VAGUEANDO PELA GUERRA

Este texto serve para dar uma ideia aos jovens, que visitam o nosso site, de que havia coisas de bradar aos céus. Sei que hoje muitos, jovens e não só, desconhecem certas situações que se passaram no período da guerra. Sendo assim, é bom que se vá ao baú e se desenterrem algumas delas para que esta geração tome conhecimento.
Hoje vou falar superficialmente um pouco sobre os que morriam na guerra, das condições de vida no mato e outros. 


Sabiam que os familiares é que tinham de pagar a trasladação dos corpos para o Continente? Pois é a verdade. As famílias eram informadas da morte dos seus familiares e tinham um prazo (de que agora não me lembro) para depositar uma certa   quantia que rondava (salvo erro) os 7.000$00 a 12.000$00 (na altura), conforme a província ultramarina em que morriam e  o local do Continente onde iriam ser sepultados. Sendo assim, chega-se à conclusão de que o Estado Português só pagava a ida para a guerra, e o regresso daqueles que ficavam vivos! Os mortos tinham que pagar o seu regresso! Quem tinha dinheiro trazia-os para cá, os outros ficavam lá, estando hoje parte das suas sepulturas ao abandono.
Nós estávamos ao serviço de quem? Do Estado. Quem era o responsável por todos nós combatentes e seus familiares? O Estado. Morríamos. Quem era o responsável? Os familiares. Era assim. Hoje as coisas mudaram… São outros tempos! Pena é que este novo Estado Português não se digne transladar os restos mortais dos nossos camaradas que ainda se encontram espalhados por aqueles “cemitérios” completamente ao abandono. Era a última homenagem que podiam dar àqueles que à Pátria tudo deram (até a vida). Trazê-los? É um dever. É uma obrigação.

      
 As difíceis condições de vida que passávamos, chegavam a provocar grande desgaste físico. Tanto em Angola como em Moçambique, e ainda com maior incidência na Guiné, devido ao terreno, já para não falar dos nossos camaradas que participaram no início da guerra.
Destacamento de Matipa
 Eu posso testemunhar, pois estive algum tempo num destacamento (Matipa) com 10 homens em que as condições eram deploráveis. Para fazerem uma ideia, nós dormimos dois meses no chão, enfiados em sacos cama! E quanto à higiene e ao comer? Nem é bom falar. Claro que tanto em Angola como no resto de Moçambique e na Guiné, havia condições muito piores que esta. 

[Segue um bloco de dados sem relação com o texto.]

template <int NIN>
__global__ __launch_bounds__(256) void mixsum_pair_fwd_lazy_k(
    PtrsIn xs, const float* __restrict__ w, int w_stride, const float* __restrict__ w2, int w2_stride,
    const float* __restrict__ pre, const float* __restrict__ rec, const float* __restrict__ prm,
    const float* __restrict__ ln_w, const float* __restrict__ ln_b, float* __restrict__ nout,
    float* __restrict__ stats, float* __restrict__ osum, float* __restrict__ out, float* __restrict__ out2,
    int cl4) {
  const int part = blockIdx.x, smp = blockIdx.y, P = gridDim.x;
  STAMP(1, smp * P + part, 0);
  const int r0 = part * kLazyPart + threadIdx.x;
  const bool act = r0 < cl4;
  const int r = act ? r0 : cl4 - 1;
  const int64_t i = (int64_t)smp * cl4 + r;
  float wj[NIN + 1];
#pragma unroll
  for (int j = 0; j <= NIN; ++j) wj[j] = w[j * w_stride];
  const float s2 = w2[0] + w2[w2_stride];
  float4 v[NIN];
#pragma unroll
  for (int j = 0; j < NIN; ++j) v[j] = reinterpret_cast<const float4*>(xs.p[j])[i];
  const float4 pv = reinterpret_cast<const float4*>(pre)[i];
  const float4 lw = ld4(ln_w + (int64_t)r * 4), lb = ld4(ln_b + (int64_t)r * 4);
  const LazyStats st = lazy_combine(rec, prm, P, smp);
  const float4 n = make_float4((pv.x - st.mean) * st.rstd * lw.x + lb.x, (pv.y - st.mean) * st.rstd * lw.y + lb.y,
                               (pv.z - st.mean) * st.rstd * lw.z + lb.z, (pv.w - st.mean) * st.rstd * lw.w + lb.w);
  float4 acc = f4_scale(v[0], wj[0]);
#pragma unroll
  for (int j = 1; j < NIN; ++j) {
    acc.x = fmaf(wj[j], v[j].x, acc.x);
    acc.y = fmaf(wj[j], v[j].y, acc.y);
    acc.z = fmaf(wj[j], v[j].z, acc.z);
    acc.w = fmaf(wj[j], v[j].w, acc.w);
  }
  acc.x = fmaf(wj[NIN], n.x, acc.x);
  acc.y = fmaf(wj[NIN], n.y, acc.y);
  acc.z = fmaf(wj[NIN], n.z, acc.z);
  acc.w = fmaf(wj[NIN], n.w, acc.w);
  if (act) {
    st4_w0<4>(nout + 4 * i, n);
    st4_w0<4>(out + 4 * i, acc);
    st4_w0<4>(out2 + 4 * i, f4_scale(acc, s2));
  }
  STAMP(1, smp * P + part, 1);
  if (part == 0 && threadIdx.x == 0) {
    stats[2 * smp] = st.mean;
    stats[2 * smp + 1] = st.rstd;
    if (osum != nullptr) {
      osum[2 * smp] = st.osum;
      osum[2 * smp + 1] = st.osq;
    }
  }
}

constexpr int kMaxLazyIn = 2;
struct LazyIn {
  const float* pre[kMaxLazyIn];
  const float* ln_w[kMaxLazyIn];
  const float* stats[kMaxLazyIn];
  float* lnpart[kMaxLazyIn];
  int stride[kMaxLazyIn];
};

template <int NIN, int NLZ, bool DOTS = true>
__global__ __launch_bounds__(256) void mixsum_pair_bwd_lazy_k(
    PtrsIn xs, PtrsOut dxs, const float* __restrict__ w, int w_stride, const float* __restrict__ w2, int w2_stride,
    const float* __restrict__ h, const float* __restrict__ gh, const float* __restrict__ gz,
    const float* __restrict__ gz2, float* dw, float* dw2, int dw_shards, int64_t dw_shard_stride, uint32_t acc_mask,
// ... 330 lines not shown
    if (!xs[j]) return BMNAS_E_ARG;
    p.p[j] = xs[j];
  }
  const int cl4 = C * L / 4;
  dim3 grid(lazy_parts(cl4), b);
  hipStream_t st = (hipStream_t)stream;
#define CALL(N)                                                                                              \
  hipLaunchKernelGGL(mixsum_pair_fwd_lazy_k<N>, grid, dim3(256), 0, st, p, w, w_stride, w2, w2_stride,       \
                     last->pre, last->rec, last->prm, last->ln_w, last->ln_b, last_out, last->stats,         \
                     last_sums, out, out2, cl4)
  switch (n_in) {
    case 1: CALL(1); break;   case 2: CALL(2); break;   case 3: CALL(3); break;
    case 4: CALL(4); break;   case 5: CALL(5); break;   case 6: CALL(6); break;
    case 7: CALL(7); break;   case 8: CALL(8); break;   case 9: CALL(9); break;
    case 10: CALL(10); break; case 11: CALL(11); break; case 12: CALL(12); break;
    case 13: CALL(13); break; case 14: CALL(14); break; case 15: CALL(15); break;
    default: return BMNAS_E_LIMIT;
  }
#undef CALL
  BMNAS_CHECK_LAUNCH();
  return 0;
}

A preparação de muitos não era nenhuma para o tipo de guerra que encontramos (principalmente os primeiros). O armamento, também não era o ideal, nem para atacar nem para defender (eu andei com uma bazuca às costas, avariada, só para meter medo ao inimigo!). A detecção de minas, muitas vezes (se não sempre) era feita praticamente por meios artesanais inventados por nós (as picas), as transmissões, eram rascas  -- um suplício. Os rádios de que dispúnhammos (de uma maneira geral) raramente funcionavam. Na sede da Companhia não havia tanto esse problema, mas no mato é que era o bom e o bonito! E no tempo das chuvas? As dificuldades aumentavam. 
 Então em Matipa é que era impossível contactar com alguém. Era o isolamento total do resto. Chegávamos a ir para pontos mais altos e nada!  Esta foto (parecida com outra já publicada) onde eu estou, foi tirada perto de Massangulo  durante uma patrulha, a tentar ligação com Lione.O seu browser pode não suportar a apresentação desta imagem. 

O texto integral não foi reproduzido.